Car dealer brings it home

The McGeorge @ Home team, from left: Alexanne Rahimi, Whit Bryant, Chris McDonald and Courtney Taylor.

The McGeorge @ Home team, from left: Alexanne Rahimi, Whit Bryant, Chris McDonald and Courtney Taylor. Photos courtesy The King Agency.

In an age of online ordering and home delivery apps, a local auto dealership is adding another shop-at-home service to the mix: car buying.

Henrico-based McGeorge Toyota has launched “McGeorge @ Home,” a new program in which customers can shop for cars online, have their selection delivered to their home or office, and test drive and purchase it without ever having to step foot into the dealership.

Aimed at Millennials and others who prefer to do their shopping remotely, McGeorge @ Home is one of a small but growing number of programs across the country that provide at-home car buying.

While home delivery is not a new service for the industry, and online sites like Carvana already allow for car buying from home, brick-and-mortar dealerships completing purchases and trade-ins remotely is a newer phenomenon – particularly in the Richmond market, where McGeorge Toyota appears to be in the driver’s seat of the new trend.

“We see this as the future, and we just wanted to jump out ahead to take the lead on it,” said sales manager Chris McDonald, who was part of the team that developed McGeorge @ Home with local marketing firm The King Agency.

“We’ve seen the business change so much in the past 10 years with the Internet. A customer can pretty much do everything on the Internet, aside from coming in and driving a car and buying it,” he said.

The dealership launched the program just after Thanksgiving with a webpage and videos produced by the agency. They include a two-minute video that explains McGeorge @ Home as a simple, five-step process. A 30-second version is also airing on local television stations, though promotion for the program has been minimal thus far.

A mock-up of the program on iPad McGeorge hopes to refine over time.

McGeorge hopes to refine the iPad-based program over time.
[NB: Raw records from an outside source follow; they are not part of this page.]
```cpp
int hl_unet_forward(void *handle, const float *x, const int64_t *t, const float *t_float, const float *x_cond,
                    const int64_t *y, float *out, int B, int H, int W, void *workspace, void *stream) {
    HL_REQUIRE(handle && x && (t || t_float) && out && workspace, "hl_unet_forward: null argument");
    Net &n = *static_cast<Net *>(handle);
    const int total_ds = 1 << (n.cfg.n_levels - 1);
    HL_REQUIRE(B >= 1 && B <= 16, "hl_unet_forward: batch %d outside [1,16]", B);
    HL_REQUIRE(H % total_ds == 0 && W % total_ds == 0, "hl_unet_forward: H,W must be divisible by %d", total_ds);
    HL_REQUIRE(!n.cfg.controlnet || x_cond, "hl_unet_forward: x_cond is required with cond_type='controlnet'");
    HL_REQUIRE(!(n.cfg.adagn || n.cfg.cross_attn) || (x_cond && H == 256 && W == 256),
               "hl_unet_forward: cond_type='AdaGN' / 'cross_attention' need x_cond and 256x256 inputs (Linear(64*64, ..))");
    HL_REQUIRE(n.cfg.num_classes == 0 || y, "hl_unet_forward: y is required for a class-conditional model");
    if (n.cfg.aware3d) W *= 3;
    Exec dry{n, false, nullptr, 0, nullptr, B, H, W};
    dry.forward(nullptr, nullptr, nullptr, nullptr, nullptr, nullptr);
    Exec e{n, true, static_cast<char *>(workspace), 0, (hipStream_t)stream, B, H, W};
    e.act_need = dry.act_need;
    e.act_ws = reinterpret_cast<float *>(static_cast<char *>(workspace) + (dry.off + 255) / 256 * 256);
    e.act_ws2 = e.act_ws + dry.act_need;
    e.stat_base = reinterpret_cast<char *>(e.act_ws2 + dry.act_need);
    e.stat_base += (256 - (reinterpret_cast<uintptr_t>(e.stat_base) & 255)) & 255;
    e.stat_bytes = dry.stat_off;
    for (auto &row : n.census) for (auto &v : row) v = 0;
    e.forward(x, t, t_float, x_cond, y, out);
    return e.rc;
}

int hl_unet_dispatch_census(void *handle, int64_t *h_counts) {
    HL_REQUIRE(handle && h_counts, "hl_unet_dispatch_census: null argument");
    const Net &n = *static_cast<Net *>(handle);
    for (int p = 0; p < 4; ++p) for (int l = 0; l < 8; ++l) h_counts[p * 8 + l] = n.census[p][l];
    return HL_OK;
}

int hl_unet_dispatch_census_ex(void *handle, int64_t *h_counts, int rows) {
    HL_REQUIRE(handle && h_counts && rows >= 1 && rows <= 5, "hl_unet_dispatch_census_ex: bad argument");
    const Net &n = *static_cast<Net *>(handle);
    for (int p = 0; p < rows; ++p) for (int l = 0; l < 8; ++l) h_counts[p * 8 + l] = n.census[p][l];
    return HL_OK;
}

int hl_unet_profile(void *handle, int enable) {
    HL_REQUIRE(handle, "hl_unet_profile: null handle");
    Net &n = *static_cast<Net *>(handle);
    n.prof = enable != 0;
    n.spans.clear();
    n.ev_used = 0;
    return HL_OK;
}

int hl_unet_profile_read(void *handle, double *h_ms, double *h_flops, int64_t *h_launches) {
    return hl_unet_profile_read_ex(handle, h_ms, h_flops, nullptr, h_launches);
}

int hl_unet_profile_read_ex(void *handle, double *h_ms, double *h_flops, double *h_exec_flops, int64_t *h_launches) {
    HL_REQUIRE(handle && h_ms && h_flops && h_launches, "hl_unet_profile_read: null argument");
    Net &n = *static_cast<Net *>(handle);
    for (int i = 0; i < CAT_N; ++i) { h_ms[i] = 0; h_flops[i] = 0; h_launches[i] = 0; if (h_exec_flops) h_exec_flops[i] = 0; }
    if (n.spans.empty()) return HL_OK;
    HL_HIP(hipEventSynchronize(n.ev_pool[n.spans.back().b]));
    struct Agg { double ms = 0, fl = 0, ex = 0; long calls = 0; int key[5]; };
    std::vector<Agg> aggs;
    for (auto &sp : n.spans) {
        float ms = 0.f;
        HL_HIP(hipEventElapsedTime(&ms, n.ev_pool[sp.a], n.ev_pool[sp.b]));
        h_ms[sp.cat] += ms; h_flops[sp.cat] += sp.flops; h_launches[sp.cat] += 1;
        if (h_exec_flops) h_exec_flops[sp.cat] += sp.exec;
        if (sp.cat == CAT_CONV && sp.key[0] >= 0) {
            Agg *hit = nullptr;
            for (auto &g : aggs) if (std::equal(g.key, g.key + 5, sp.key)) { hit = &g; break; }
            if (!hit) { aggs.emplace_back(); hit = &aggs.back(); std::copy(sp.key, sp.key + 5, hit->key); }
            float kms = ms;
            if (sp.mid >= 0 && n.ev_pool[sp.mid]) HL_HIP(hipEventElapsedTime(&kms, n.ev_pool[sp.mid], n.ev_pool[sp.b]));
            hit->ms += kms; hit->fl += sp.flops; hit->ex += sp.exec; hit->calls += 1;
        }
    }
    n.dom[0] = n.dom[1] = n.dom[2] = n.dom[3] = 0;
    for (auto &g : aggs)
        if (g.ms > n.dom[0]) {
            n.dom[0] = g.ms; n.dom[1] = g.fl / g.calls; n.dom[2] = g.ex / g.calls; n.dom[3] = (double)g.calls;
            std::copy(g.key, g.key + 5, n.dom_key);
        }
    n.spans.clear();
    n.ev_used = 0;
    return HL_OK;
}

int hl_unet_profile_dominant(void *handle, double *h_vals, int *h_key) {
    HL_REQUIRE(handle && h_vals && h_key, "hl_unet_profile_dominant: null argument");
    const Net &n = *static_cast<Net *>(handle);
    for (int i = 0; i < 4; ++i) h_vals[i] = n.dom[i];
    for (int i = 0; i < 5; ++i) h_key[i] = n.dom_key[i];
    return HL_OK;
}

static int g_single_op_scale_from_totals = 0;
static int conv2d_single(int mode, const float *in, int N, int H, int W, int Cin, const float *w_oihw, const float *bias, int Cout,
                         int ks, int stride, int upsample, const float *coefA, const float *coefB, int silu,
                         const float *residual, float *out, void *scratch, size_t scratch_bytes, void *stream,
                         float *stats = nullptr, int *stat_slots = nullptr, int tf = 0, int Cin_w = -1, long out_pitch = 0) {
    HL_REQUIRE(Cin % 16 == 0, "hl_conv2d_nhwc: Cin must be a multiple of 16");
    if (Cin_w < 0) Cin_w = Cin;
    HL_REQUIRE(Cin_w <= Cin, "hl_conv2d_nhwc: the weight has more input channels than the tensor");
    hipStream_t st = (hipStream_t)stream;
    const size_t need32 = (hl::conv_packed_floats(Cout, Cin, ks) * sizeof(float) + 255) / 256 * 256;
    const ConvForms f = conv_forms(mode, true, tf != 0);
    const size_t b_bf3 = f.bf3 ? hl::conv_packed_bf3_bytes(Cout, Cin, ks) : 0, b_wino = f.wino ? hl::conv_packed_wino_bytes(Cout, Cin, ks) : 0,
                 b_wino4 = f.wino4 ? hl::conv_packed_wino4_bytes(Cout, Cin, ks) : 0, b_h2 = f.h2 ? hl::conv_packed_h2_bytes(Cout, Cin, ks) : 0,
                 b_h16 = f.h16 ? hl::conv_packed_h16_bytes(Cout, Cin, ks) : 0;
    const size_t extra = std::max({b_bf3, b_wino, b_wino4, b_h2, b_h16});
    const size_t need = need32 + (extra + 255) / 256 * 256;
    HL_REQUIRE(scratch && scratch_bytes >= need, "hl_conv2d_nhwc: scratch too small (%zu < %zu)", scratch_bytes, need);
    ConvArgs a{};
    void *extra_dst = static_cast<char *>(scratch) + need32;
    a.in.p = const_cast<float *>(in); a.in.N = N; a.in.H = H; a.in.W = W; a.in.C = Cin; a.in.pitch = Cin;
    a.w = static_cast<float *>(scratch); a.bias = bias; a.Cout = Cout; a.ks = ks; a.stride = stride; a.ups = upsample;
    if (b_bf3) { a.w_bf3 = extra_dst; a.bf16_single = mode == HL_CONV_BF16; }
    if (b_wino) a.w_wino = static_cast<float *>(extra_dst);
    if (b_wino4) a.w_wino4 = static_cast<float *>(extra_dst);
    if (b_h16) { a.w_h16 = extra_dst; a.h16_fp16 = mode == HL_CONV_FP16; }
    if (b_h2) a.w_h2 = extra_dst;
    a.coefA = coefA; a.coefB = coefB; a.act = silu;
// ... 157 lines not shown
```

Baseline: 152.3 denoise-steps/s.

The agency and dealership developed a website that sales associates can use remotely on an iPad. While the site is not yet a transactional platform, meaning purchases cannot be made directly through it, purchases and trade-ins can still be accomplished remotely with assistance from a sales manager at the dealership, who is communicated with via programs such as Skype.
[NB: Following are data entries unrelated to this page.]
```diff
+#pragma unroll
+                for (int ph = 0; ph < 4; ++ph) {
+                    const int o = 72 * k * ph + 72 * tc.g + 8 * kap, rr = o / (96 * k);
+                    pv[ph] = slot ? rr * row_bytes + (o - rr * 96 * k) : (int)0x80000000;
+                }
+                pspan = 2 * row_bytes + 96 * k;
+            }
+            auto store_packed = [&](double v, int voff) {
+                const __amdgpu_buffer_rsrc_t rsrc = __builtin_amdgcn_make_buffer_rsrc((void*)prow, 0, pspan, 0x00020000);
+                u32x2 bits;
+                __builtin_memcpy(&bits, &v, 8);
+                __builtin_amdgcn_raw_buffer_store_b64(bits, rsrc, voff, 0, 0);
+            };
+            auto step = [&](int voff) __attribute__((always_inline)) {
+                double U = MF(M, Qt, 0.0);
+                asm("" : "+v"(M) : "v"(U));
+                store_packed(M, voff);
+                double B0 = MF(Y0, M, 0.0);
+                RK_AFTER(U, B0);
+                double MpT = MF(Qt0, U, RtT);
+                RK_AFTER(B0, MpT);
+                const double v_own = quad_bcast3(B0);
+                const double v_oth = pair_other_quad_uniform(v_own);
+                const double Xw = fma(fma(fma(c3, v_own, c2), v_own, c1), v_own, fma(co, v_oth, c0));
+                RK_AFTER(U, Xw);
+                double Mp = MF(U, Qt, Rt);
+                RK_AFTER(MpT, Mp);
+                double Z0 = MF(MpT, Xw, 0.0);
+                RK_AFTER(Mp, Z0);
+                double WS = MF(Xw, Mp, 0.0);
+                RK_AFTER(Z0, WS);
+                double S = MF(Z0, Xw, 0.0);
+                RK_AFTER(WS, S);
+                if constexpr (ITG == RK_INTERROGATE_RODEO) S = S + S;
+                const double PW = Z0 * WS;
+                RK_AFTER(S, PW);
+                const double y0 = __builtin_amdgcn_rcp(S);
+                const double e = fma(-S, y0, 1.0);
+                const double y = fma(y0, fma(e, e, e), y0);
+                M = fma(-PW, y, Mp);
+            };
+            int n = 0;
+            for (; n + 4 <= a.N; n += 4) {
+                step(pv[0]); step(pv[1]); step(pv[2]); step(pv[3]);
+                prow += 3 * (size_t)row_bytes;
+            }
+            if (n < a.N) step(pv[0]);
+            if (n + 1 < a.N) step(pv[1]);
+            if (n + 2 < a.N) step(pv[2]);
+            row += (size_t)a.N * row_bytes;
+        } else {
+            for (int n = 0; n < a.N; ++n) {
+                double U = MF(M, Qt, 0.0);
+                RK_STORE_BEHIND(M, U);
+                double B0 = MF(Y0, M, 0.0);
+                RK_AFTER(U, B0);
+                double MpT = MF(Qt0, U, RtT);
+                RK_AFTER(B0, MpT);
+                const double v_own = quad_bcast3(B0);
+                const double v_oth = pair_other_quad_uniform(v_own);
+                const double Xw = fma(fma(fma(c3, v_own, c2), v_own, c1), v_own, fma(co, v_oth, c0));
+                RK_AFTER(U, Xw);
+                double Mp = MF(U, Qt, Rt);
+                RK_AFTER(MpT, Mp);
+                double Z0 = MF(MpT, Xw, 0.0);
+                RK_AFTER(Mp, Z0);
+                double WS = MF(Xw, Mp, 0.0);
+                RK_AFTER(Z0, WS);
+                double S = MF(Z0, Xw, 0.0);
+                RK_AFTER(WS, S);
+                if constexpr (ITG == RK_INTERROGATE_RODEO) S = S + S;
+                const double PW = Z0 * WS;
+                RK_AFTER(S, PW);
+                const double y0 = __builtin_amdgcn_rcp(S);
+                const double e = fma(-S, y0, 1.0);
+                const double y = fma(y0, fma(e, e, e), y0);
+                M = fma(-PW, y, Mp);
+            }
+            }
         store_row(M);
 #undef RK_AFTER
 #ifdef RK_PLACEMENT_DEBUG
```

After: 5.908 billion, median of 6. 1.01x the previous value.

If a buyer has a trade-in, the associate in the field – currently Whit Bryant – drives the traded-in vehicle back to the dealership. If it’s a new car that’s delivered, Bryant hops a ride back to the dealership via Uber or other ridesharing services.

Since the program launched Dec. 1, Bryant said he has delivered cars and completed transactions with four or five customers, including one as far away as Baltimore, Maryland. Another was a company CEO who required a second trip from Bryant – for a change in the car’s color.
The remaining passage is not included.